The last swing was strongly in favor of concentration, with a new word:
"datacenters" became "clouds", though the distinction seems more marketing
than ontology, if we stretch it more CS (abstract) than actual specs.

Now we're seeing a move back towards "on-prems", "self-hosted", "distributed";
towards the "edge" as we call it now, away from whatever passes for a "core"
(the means is always somewhere in the middle, but as any pendulum, we probably
cross it too fast to stop there given the momentum; such is the way of cyclic
phenomenon driven and bound by natural objects such as human beings, or
computers).

This ping-pong goes back to the first Turing machine and what came immediately
thereafter; we saw big incarnations of each extreme which became popular
names, iconic hallmarks of their era — the "mainframe", the "micro computer",
the "super computer", the "handheld". Cue IoT (the extreme form of
distribution, as far as we can conceive it), or holistic notions of
"noosphere" (information "biome" so to speak, the whole of computers seen as a
ecosystem, which you may describe as a "species" like we would gases,
biological beings or... technological things. It might seem crazy then again
internet displays some very biological properties).

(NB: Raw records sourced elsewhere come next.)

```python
EXPORTED = [
    "av_abi_version", "av_config_init", "av_create", "av_destroy", "av_strerror", "av_last_error",
    "av_init_records", "av_add_targets", "av_set_valid", "av_register_votes", "av_is_accepted",
    "av_get_confidence", "av_get_invs", "av_get_invs_batch", "av_run_rounds", "av_replay_round_errs", "av_replay_prepare",
    "av_replay_rounds", "av_synchronize", "av_round_index", "av_updates_count", "av_fetch_updates",
    "av_update_log_overflowed", "av_applied_votes", "av_alg_bytes", "av_alg_bytes_reread", "av_finalized_count", "av_live_records", "av_census", "av_discard_updates", "av_read_records", "av_write_records", "av_read_pref", "av_sample_peers",
    "av_set_option", "av_set_timing", "av_kernel_stats", "av_layout_info", "av_comm_unique_id", "av_comm_init",
    "av_peer_handles", "av_peer_init", "av_get_round", "av_set_round", "av_log_base_round", "av_updates_digest",
    "av_updates_digest_range", "av_read_pref_words", "av_set_polling",
    "av_register_votes_batch", "av_changed_words", "av_materialize", "av_peer_group_serial", "av_peer_sync",
    "av_pushed_words", "av_log_entries", "av_resize_log", "av_fetch_compact", "av_fetch_compact_async",
    "av_fetch_compact_wait", "av_compact_expand", "av_update_round_shift", "av_net_quiet_rounds",
]

_lib = None
_vp = C.c_void_p


def lib():
    global _lib
    if _lib is not None:
        return _lib
    if not os.path.exists(LIB_PATH):
        raise OSError(f"libavhip.so not built at {LIB_PATH} (run __graft_entry__.build() or make -C go-avalanche_amd)")
    L = C.CDLL(LIB_PATH)
    i64, i32, u32 = C.c_int64, C.c_int32, C.c_uint32
    P = C.POINTER
    sig = {
        "av_abi_version": (i32, []),
        "av_config_init": (None, [P(Config)]),
        "av_create": (i32, [P(Config), P(_vp)]),
        "av_destroy": (i32, [_vp]),
        "av_strerror": (C.c_char_p, [i32]),
        "av_last_error": (C.c_char_p, []),
        "av_init_records": (i32, [_vp, i32, u32]),
        "av_add_targets": (i32, [_vp, i64, _vp, _vp, i64, _vp]),
        "av_set_valid": (i32, [_vp, i64, i32]),
        "av_register_votes": (i32, [_vp, i64, _vp, _vp, i64, _vp]),
        "av_is_accepted": (i32, [_vp, i64, i64, P(i32)]),
        "av_get_confidence": (i32, [_vp, i64, i64, P(C.c_uint16)]),
        "av_get_invs": (i32, [_vp, i64, _vp, i64, P(i64)]),
        "av_get_invs_batch": (i32, [_vp, i64, i64, _vp, _vp, i64, P(i64)]),
        "av_run_rounds": (i32, [_vp, i32]),
        "av_replay_round_errs": (i32, [_vp, _vp]),
        "av_replay_prepare": (i32, [_vp, i32]),
        "av_replay_rounds": (i32, [_vp, i32]),
        "av_synchronize": (i32, [_vp]),
        "av_round_index": (i32, [_vp, P(i64)]),
        "av_updates_count": (i32, [_vp, P(i64)]),
        "av_fetch_updates": (i32, [_vp, _vp, i64, P(i64)]),
        "av_update_log_overflowed": (i32, [_vp, P(i32)]),
        "av_applied_votes": (i32, [_vp, P(i64)]),
        "av_alg_bytes": (i32, [_vp, P(i64)]),
        "av_alg_bytes_reread": (i32, [_vp, P(i64)]),
        "av_net_quiet_rounds": (i32, [_vp, P(i64)]),
        "av_changed_words": (i32, [_vp, P(i64), P(i64)]),
        "av_materialize": (i32, [_vp]),
        "av_finalized_count": (i32, [_vp, P(i64)]),
        "av_live_records": (i32, [_vp, i32, P(i64)]),
        "av_census": (i32, [_vp, i64, i64, i32, P(CensusOut)]),
        "av_discard_updates": (i32, [_vp]),
        "av_read_records": (i32, [_vp, i64, i64, i64, i64, _vp]),
        "av_write_records": (i32, [_vp, i64, i64, i64, i64, _vp]),
        "av_read_pref": (i32, [_vp, i64, i64, i64, i64, _vp]),
        "av_sample_peers": (i32, [_vp, i64, i64, i64, _vp]),
        "av_set_option": (i32, [_vp, C.c_char_p, i64]),
        "av_set_timing": (i32, [_vp, i32]),
        "av_kernel_stats": (i32, [_vp, P(C.c_double), P(i64)]),
        "av_layout_info": (i32, [_vp, P(i64), P(i64), P(i64), P(i32)]),
        "av_comm_unique_id": (i32, [_vp]),
        "av_comm_init": (i32, [_vp, i32, i32, _vp]),
        "av_peer_handles": (i32, [_vp, _vp]),
        "av_peer_init": (i32, [_vp, i32, i32, _vp]),
        "av_get_round": (i32, [_vp, i64, P(i64)]),
        "av_set_round": (i32, [_vp, i64, i64]),
        "av_log_base_round": (i32, [_vp, P(i64)]),
        "av_updates_digest": (i32, [_vp, _vp]),
        "av_updates_digest_range": (i32, [_vp, i64, i64, _vp]),
        "av_read_pref_words": (i32, [_vp, i64, i64, _vp]),
        "av_set_polling": (i32, [_vp, i64, i32]),
        "av_register_votes_batch": (i32, [_vp, i64, _vp, _vp, _vp, _vp, _vp]),
        "av_peer_group_serial": (i32, [_vp, i32]),
        "av_peer_sync": (i32, [_vp]),
        "av_pushed_words": (i32, [_vp, P(i64)]),
        "av_log_entries": (i32, [_vp, _vp]),
        "av_resize_log": (i32, [_vp, _vp]),
        "av_fetch_compact": (i32, [_vp, _vp, i64, P(i64)]),
        "av_fetch_compact_async": (i32, [_vp, P(i64)]),
        "av_fetch_compact_wait": (i32, [_vp, i64, P(_vp), P(i64)]),
        "av_compact_expand": (i32, [_vp, i64, _vp, i64, P(i64)]),
        "av_update_round_shift": (i32, [_vp, P(i32)]),
    }
    for name, (res, args) in sig.items():
        if name == "av_net_quiet_rounds" and os.environ.get("AVHIP_LIB") and not hasattr(L, name):
            continue
        f = getattr(L, name)
        f.restype = res
        f.argtypes = args
    _lib = L
    return L


def _check(rc):
    if rc == AV_OK:
        return
    msg = lib().av_last_error().decode(errors="replace")
    if rc == AV_ERR_NOT_FOUND:
        raise VoteRecordNotFound(rc, msg)
    if rc == AV_ERR_OVERFLOW:
        raise LogOverflow(rc, msg)
    if rc == AV_ERR_PEER:
        raise PeerExchangeFailed(rc, msg)
    raise AvError(rc, msg)


def _ptr(a: np.ndarray):
    return a.ctypes.data_as(_vp)


def decode_updates(u: np.ndarray, base_round: int = 0, round_shift: int = 52) -> np.ndarray:
    u = np.asarray(u, np.uint64)
    out = np.empty((u.size, 5), np.int64)
    out[:, 0] = (u >> np.uint64(round_shift)).astype(np.int64) + base_round
    out[:, 1] = ((u >> np.uint64(28)) & np.uint64((1 << (round_shift - 28)) - 1)).astype(np.int64)
    out[:, 2] = ((u >> np.uint64(24)) & np.uint64(0xF)).astype(np.int64)
    out[:, 3] = ((u >> np.uint64(2)) & np.uint64(0x3FFFFF)).astype(np.int64)
    out[:, 4] = (u & np.uint64(3)).astype(np.int64)
# ... 294 lines not shown
        if nodes:
            res["node_classes"] = np.zeros((max(0, n1 - n0), 4), np.int32)
        if hist:
            res["count_hist"] = np.zeros((2, 128), np.int64)
        out = CensusOut(*[res[k].ctypes.data if k in res else None
                          for k in ("target_classes", "target_count_sum", "node_classes", "count_hist")])
        _check(lib().av_census(self._h, n0, n1, int(honest_only), C.byref(out)))
        return res

    def log_overflowed(self) -> bool:
        v = C.c_int32()
        _check(lib().av_update_log_overflowed(self._h, C.byref(v)))
        return bool(v.value)

    def discard_updates(self):
        _check(lib().av_discard_updates(self._h))

    def alg_bytes(self):
        out = C.c_int64(0)
        _check(lib().av_alg_bytes(self._h, C.byref(out)))
        return out.value

    def alg_bytes_reread(self):
        out = C.c_int64(0)
        _check(lib().av_alg_bytes_reread(self._h, C.byref(out)))
        return out.value

    @property
    def net_quiet_rounds(self):
        out = C.c_int64(0)
        _check(lib().av_net_quiet_rounds(self._h, C.byref(out)))
        return out.value

    def changed_words(self):
        w, g = C.c_int64(0), C.c_int64(0)
        _check(lib().av_changed_words(self._h, C.byref(w), C.byref(g)))
        return w.value, g.value

    def log_entries(self):
        out = np.zeros(3, np.int64)
        _check(lib().av_log_entries(self._h, _ptr(out)))
        return tuple(int(v) for v in out)

    def resize_log(self, singles, slots, dense):
        v = np.array([singles, slots, dense], np.int64)
        _check(lib().av_resize_log(self._h, _ptr(v)))

    def pushed_words(self):
        out = C.c_int64(0)
        _check(lib().av_pushed_words(self._h, C.byref(out)))
        return out.value

    def peer_sync(self):
        _check(lib().av_peer_sync(self._h))

    def materialize(self):
        _check(lib().av_materialize(self._h))

    def read_records(self, n0=None, n1=None, t0=None, t1=None):
        n0 = self.node_range[0] if n0 is None else n0
        n1 = self.node_range[1] if n1 is None else n1
        t0 = self.target_range[0] if t0 is None else t0
        t1 = self.target_range[1] if t1 is None else t1
        out = np.zeros((n1 - n0, t1 - t0), np.uint32)
        _check(lib().av_read_records(self._h, n0, n1, t0, t1, _ptr(out)))
        return out
# ... 52 lines not shown
```

include/avhip.h:

```cpp
#ifndef AVHIP_H
#define AVHIP_H

#include <stdint.h>

#ifdef __cplusplus
extern "C" {
#endif

#define AVHIP_ABI_VERSION 1

#define AV_OK 0
#define AV_ERR_INVALID_ARG (-1)
#define AV_ERR_HIP (-2)
#define AV_ERR_OOM (-3)
#define AV_ERR_NOT_FOUND (-4)
#define AV_ERR_OVERFLOW (-5)
#define AV_ERR_UNSUPPORTED (-6)
#define AV_ERR_RCCL (-7)
#define AV_ERR_PEER (-8)

#define AV_STATUS_INVALID 0
#define AV_STATUS_REJECTED 1
#define AV_STATUS_ACCEPTED 2
#define AV_STATUS_FINALIZED 3
// ... 94 lines not shown
  int32_t target_bits;
  int32_t slot_bits;
  int32_t round_shift;
  int32_t reserved;
} av_compact_header;
int av_fetch_compact(av_engine* e, void* out, int64_t cap, int64_t* bytes);
int av_fetch_compact_async(av_engine* e, int64_t* ticket);
int av_fetch_compact_wait(av_engine* e, int64_t ticket, const void** stream, int64_t* bytes);
int av_compact_expand(const void* stream, int64_t bytes, uint64_t* out, int64_t cap, int64_t* n_out);
int av_updates_digest(av_engine* e, uint64_t out[3]);
int av_updates_digest_range(av_engine* e, int64_t n0, int64_t n1, uint64_t out[3]);
int av_applied_votes(av_engine* e, int64_t* out);
int av_finalized_count(av_engine* e, int64_t* out);
int av_live_records(av_engine* e, int32_t honest_only, int64_t* out);
#define AV_CENSUS_LIVE_REJECTED   0
#define AV_CENSUS_LIVE_ACCEPTED   1
#define AV_CENSUS_ABSENT_REJECTED 2
#define AV_CENSUS_ABSENT_ACCEPTED 3
#define AV_CENSUS_CLASSES 4
typedef struct {
  int64_t* target_classes;
  int64_t* target_count_sum;
  int32_t* node_classes;
  int64_t* count_hist;
} av_census_out;
int av_census(av_engine* e, int64_t n0, int64_t n1, int32_t honest_only, const av_census_out* out);
int av_discard_updates(av_engine* e);
int av_log_entries(av_engine* e, int64_t out[3]);
int av_resize_log(av_engine* e, const int64_t entries[3]);
int av_alg_bytes(av_engine* e, int64_t* out);
int av_alg_bytes_reread(av_engine* e, int64_t* out);
int av_net_quiet_rounds(av_engine* e, int64_t* out);
int av_changed_words(av_engine* e, int64_t* words, int64_t* segments);
int av_materialize(av_engine* e);
int av_read_records(av_engine* e, int64_t n0, int64_t n1, int64_t t0, int64_t t1, uint32_t* out);
int av_write_records(av_engine* e, int64_t n0, int64_t n1, int64_t t0, int64_t t1, const uint32_t* in);
int av_read_pref(av_engine* e, int64_t n0, int64_t n1, int64_t t0, int64_t t1, uint8_t* out);
int av_read_pref_words(av_engine* e, int64_t n0, int64_t n1, uint32_t* out);
int av_sample_peers(av_engine* e, int64_t round, int64_t n0, int64_t n1, int32_t* out);

int av_set_option(av_engine* e, const char* name, int64_t value);

int av_set_timing(av_engine* e, int32_t enable);
int av_kernel_stats(av_engine* e, double* total_ms, int64_t* launches);
int av_layout_info(av_engine* e, int64_t* lanes, int64_t* local_nodes, int64_t* local_blocks, int32_t* capped);

int av_comm_unique_id(uint8_t out[128]);
int av_comm_init(av_engine* e, int32_t world, int32_t rank, const uint8_t id[128]);

#define AV_PEER_HANDLE_BYTES 320
int av_peer_handles(av_engine* e, uint8_t out[AV_PEER_HANDLE_BYTES]);
int av_peer_init(av_engine* e, int32_t world, int32_t rank, const uint8_t* handles);
int av_peer_group_serial(av_engine** engines, int32_t world);
int av_peer_sync(av_engine* e);
int av_pushed_words(av_engine* e, int64_t* out);

#ifdef __cplusplus
}
#endif
#endif
```

Before: 30900 billion vote-record updates/s (1 update = 1 regsiterVote on a live record; k=8 per node·target·round).

## Draw peers once per multi-tile wave run in fresh sweep; lean count writeback

In fresh mode with k=8, each wave now handles a run of consecutive tiles and draws a single peer sample for the whole node range, parking it and reusing it in load_tile. The aim is to cut per-tile peer-draw work. Materialize also skips reading and writing the low count plane when no low pending bit is set (wb_lean), which trims writeback traffic. An optional writeback byte counter with its API is added; it is off by default and costs extra atomics when enabled.

```diff
diff --git a/go-avalanche_amd/csrc/engine.cpp b/go-avalanche_amd/csrc/engine.cpp
--- a/go-avalanche_amd/csrc/engine.cpp
+++ b/go-avalanche_amd/csrc/engine.cpp
@@ -97,6 +97,9 @@
   p.wave_dense = e->wave_dense;
   p.uni_votes = e->uni_votes;
   p.quiet_tiles = e->quiet_tiles;
+  p.wb_lean = e->wb_lean;
+  p.wb_bytes = e->wb_count ? e->changed + 3 * avk::kLogShards : nullptr;
+  p.fresh_runs = e->fresh_runs ? 1u : 0u;
   return p;
 }
 
@@ -541,7 +544,7 @@
   AV_TRY(created(e->bytes.alloc_zeroed(2 * avk::kLogShards, s), "alloc counters"));
   AV_TRY(created(e->finalized.alloc_zeroed(avk::kLogShards, s), "alloc counters"));
   AV_TRY(created(e->scratch_count.alloc(1), "alloc counters"));
-  AV_TRY(created(e->changed.alloc_zeroed(3 * avk::kLogShards, s), "alloc counters"));
+  AV_TRY(created(e->changed.alloc_zeroed(4 * avk::kLogShards, s), "alloc counters"));
   AV_TRY(created(e->nq.alloc_zeroed(4, s), "alloc counters"));
   e->valid_host.assign(e->BL, 0u);
   for (uint32_t b = 0; b < e->BL; ++b) {
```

The unambiguous conclusion that one should make, after observing this cycle
first-hand for at least 1.5-ish period's (when you realize it's a cycle), is
that we need both to make a world, and probably many variations thereof; and
that we will "refresh" all of it, probably upon each half-cycle (these are,
what, 30 years approx? so each 15 years give or take, like it too that from
"the web" and cell phones to reach the smartphone era; or from then to now,
the next few years, 2023-ish, as we cross into this next stage of the pendulum
story?)

Lots of things are this way in technology, cycles from one extreme to the
next, ultimately impossible to fix in a "happy medium" because there's no such
thing; rather there are "happy trends" which fit their time, and as many such
"trends" as there are "times" — how we moved from mainframes+terminals to the
almost equally capable sever-client paradigm will be a vastly different story
than the move from clouds to whatever's next.

I think HPE is poised to win huge rewards by grabbing this market first, and
hopefully their execution is good enough.